After returning to Toronto with a satchel of samples, Houston was chartered as an agent for the Hudson Bay Company. He learned the rudiments of arctic survival, while bringing a new means of raising cash to the Inuit. Soon, he moved north with his wife, Alma, and they built a home and began raising their two children as Inuit. Inuit art became known internationally, Houston became a minor celebrity, and in 1955, he was named Canadian administrator of West Baffin Island, a 65,000-square-mile territory inhabited by 343 souls. They called him Saomik, “the left-handed one,” or sometimes “the Man.” His wife was called, Arnakotak, “the long one;” Alma was tall. To encourage a high level of production, Houston purchased nearly everything presented to him by native carvers, although not all of it was of high quality. In his memoirs, he tells of packing inferior specimens onto a hand sled in the dead of night and heading out onto the frozen bay to dump them down a tide crack into the sea.
The story of Inuit printmaking, often told, goes that a sculptor named Osuitok pointed to Houston’s pack of cigarettes and commented that it must be laborious and dull to produce the same image repeatedly. A light went on, and after taking time out to study printmaking in Japan, Houston introduced the technique to the Inuit, and their art, in turn, to the world.
By 1962, when he finally left for Manhattan and Steuben, Houston had few regrets about leaving behind the mosquito-filled summers, over-close winters, and treacherous ice floes. The invitation came from Arthur Houghton Jr., president of Steuben Glass and also of the Metropolitan Museum of Art, who met Houston while on vacation in Canada in 1959. From the beginning, Houston grasped the close aesthetic connection between glass and ice, and soon his Steuben work became wildly popular. In addition to smaller sculptures reproduced in quantity, he created spectacular pieces, such as “Aurora Borealis,” a 70-foot work of polished prismatic spheres at the Glenbow Museum in Calgary. He continued to work as a graphic artist as well, illustrating the 17 children’s books he wrote. He also produced three volumes of unexpurgated memoirs, including “Confessions of an Igloo Dweller” (1995).

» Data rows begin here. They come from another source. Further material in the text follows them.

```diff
diff --git a/gym-soccer-2d-env_amd/csrc/s2d_engine.hip b/gym-soccer-2d-env_amd/csrc/s2d_engine.hip
--- a/gym-soccer-2d-env_amd/csrc/s2d_engine.hip
+++ b/gym-soccer-2d-env_amd/csrc/s2d_engine.hip
@@ -440,8 +440,12 @@
   __shared__ float2 sc_lut[361];
   const int lane = threadIdx.x & (kWave - 1);
   const int role = __builtin_amdgcn_readfirstlane(threadIdx.x / kWave);
-  const bool nt = REC == 2 || (REC == 0 && ro.nt != 0);
-  const int64_t wave_first = (int64_t)blockIdx.x * kWave;
+  constexpr int kStreamNt = REC_NT_OBS;
+  const bool stream = REC == 2 || (REC == 0 && ro.nt != 0);
+  const bool nt_action = stream && (kStreamNt & REC_NT_ACTION), nt_reward = stream && (kStreamNt & REC_NT_REWARD);
+  const bool nt_labels = stream && (kStreamNt & REC_NT_LABELS), nt_obs = stream && (kStreamNt & REC_NT_OBS);
+  const unsigned n_blocks = (unsigned)((n + kWave - 1) / kWave);
+  const int64_t wave_first = (int64_t)ws_env_block(blockIdx.x, n_blocks) * kWave;
   const int64_t i = wave_first + lane;
   const bool active = i < n;
   int64_t rows = n - wave_first; rows = rows > kWave ? kWave : rows;
@@ -488,7 +492,7 @@
         if (lut) {
           if (t == 0 || (k & 3u) == 0u) quad = policy_quad(p, gl, gh, k, S2D_ST_POLICY);
           const int a = (int)rnd_below(quad_word(quad, k), (uint32_t)p.n_actions);
-          if (REC != 0 || ro.action) rec_store(static_cast<int32_t*>(ro.action) + row + i, (int32_t)a, nt);
+          if (REC != 0 || ro.action) rec_store(static_cast<int32_t*>(ro.action) + row + i, (int32_t)a, nt_action);
           const float4 e4 = act_lut[a];
           c = CmdPrep{e4.x, e4.y, e4.z}; dir = e4.w; cmd = S2D_CMD_DASH;
         } else {
@@ -697,9 +701,9 @@
             for (int k = 0; k < 4; ++k) oa[k] = sl[SL_FIRST + k][lane];
             prev_dist = sl[SL_DIST][lane]; prev_angle = sl[SL_REL][lane];
           }
-          if (REC != 0 || ro.reward) rec_store(ro.reward + row + i, reward, nt);
-          if (REC != 0 || ro.done) rec_store(ro.done + row + i, (uint8_t)done, nt);
-          if (REC != 0 || ro.result) rec_store(ro.result + row + i, (uint8_t)res, nt);
+          if (REC != 0 || ro.reward) rec_store(ro.reward + row + i, reward, nt_reward);
+          if (REC != 0 || ro.done) rec_store(ro.done + row + i, (uint8_t)done, nt_labels);
+          if (REC != 0 || ro.result) rec_store(ro.result + row + i, (uint8_t)res, nt_labels);
           cnt1 += res == S2D_RESULT_GOAL; cnt2 += res == S2D_RESULT_OUT; cnt3 += res == S2D_RESULT_TIMEOUT;
           if (REC != 0 || ro.obs) {
             float* t = &tile[b][lane * S2D_OBS_DIM];
@@ -743,7 +747,7 @@
     auto ball_iteration = [&](int s, auto steady_tag) {
       constexpr bool STEADY = decltype(steady_tag)::value;
       if ((STEADY || s >= 3) && (REC != 0 || ro.obs))
-        tile_flush(tile[(s - 1) & 1], lane, ro.obs + ((int64_t)(s - 3) * n + wave_first) * S2D_OBS_DIM, valid, nt, obs_all_vec);
+        tile_flush(tile[(s - 1) & 1], lane, ro.obs + ((int64_t)(s - 3) * n + wave_first) * S2D_OBS_DIM, valid, nt_obs, obs_all_vec);
       if ((STEADY || (s >= 2 && s < n_steps + 2)) && active) {
         const int b = s & 1;
         float bx = snap[b][WS_BX][lane], by = snap[b][WS_BY][lane];
diff --git a/gym-soccer-2d-env_amd/csrc/s2d_kernels.h b/gym-soccer-2d-env_amd/csrc/s2d_kernels.h
--- a/gym-soccer-2d-env_amd/csrc/s2d_kernels.h
+++ b/gym-soccer-2d-env_amd/csrc/s2d_kernels.h
@@ -3,6 +3,7 @@
 
 #include <type_traits>
 
+#include "s2d_block_map.h"
 #include "s2d_device.h"
 #include "s2d_net.h"
 
@@ -56,10 +57,19 @@
     *p = v;
   }
 }
-template <typename T>
-S2D_DEV void rec_store(T* p, T v, bool nt) {
-  if (nt) __builtin_nontemporal_store(v, p); else *p = v;
-}
+S2D_DEV void rec_store(float* p, float v, bool nt) {
+  if (nt) asm volatile("global_store_dword %0, %1, off nt" ::"v"(p), "v"(v) : "memory");
+  else *p = v;
+}
+S2D_DEV void rec_store(int32_t* p, int32_t v, bool nt) {
+  if (nt) asm volatile("global_store_dword %0, %1, off nt" ::"v"(p), "v"(v) : "memory");
+  else *p = v;
+}
+S2D_DEV void rec_store(uint8_t* p, uint8_t v, bool nt) {
+  if (nt) asm volatile("global_store_byte %0, %1, off nt" ::"v"(p), "v"((uint32_t)v) : "memory");
+  else *p = v;
+}
+enum { REC_NT_ACTION = 1, REC_NT_REWARD = 2, REC_NT_LABELS = 4, REC_NT_OBS = 8, REC_NT_ALL = 15 };
 S2D_DEV void tile_flush(const float* tile, int lane, float* __restrict__ dst, int valid, bool nt = false, bool all_vec = false) {
   const bool vec = all_vec || ((valid == kObsTile) && ((reinterpret_cast<uintptr_t>(dst) & 15u) == 0));
   if (vec) {
```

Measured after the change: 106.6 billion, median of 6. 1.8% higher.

Alma and Houston divorced in 1967, and he soon remarried. He maintained a fishing retreat in British Columbia, and for several years raised sheep at Exeter, R.I. Later, he and his wife, Alice Watson Houston, purchased a home at Stonington, Conn., built by an 18th-century sea captain and supposedly later the residence of the subject of “Whistler’s Mother.”
James Archibald Houston
Born June 12, 1921 in Toronto, Canada; died April 17 at Lawrence & Memorial Hospital, New London, Conn.; survived by his wife, Alice Watson Houston, and sons, James and John, and four grandchildren.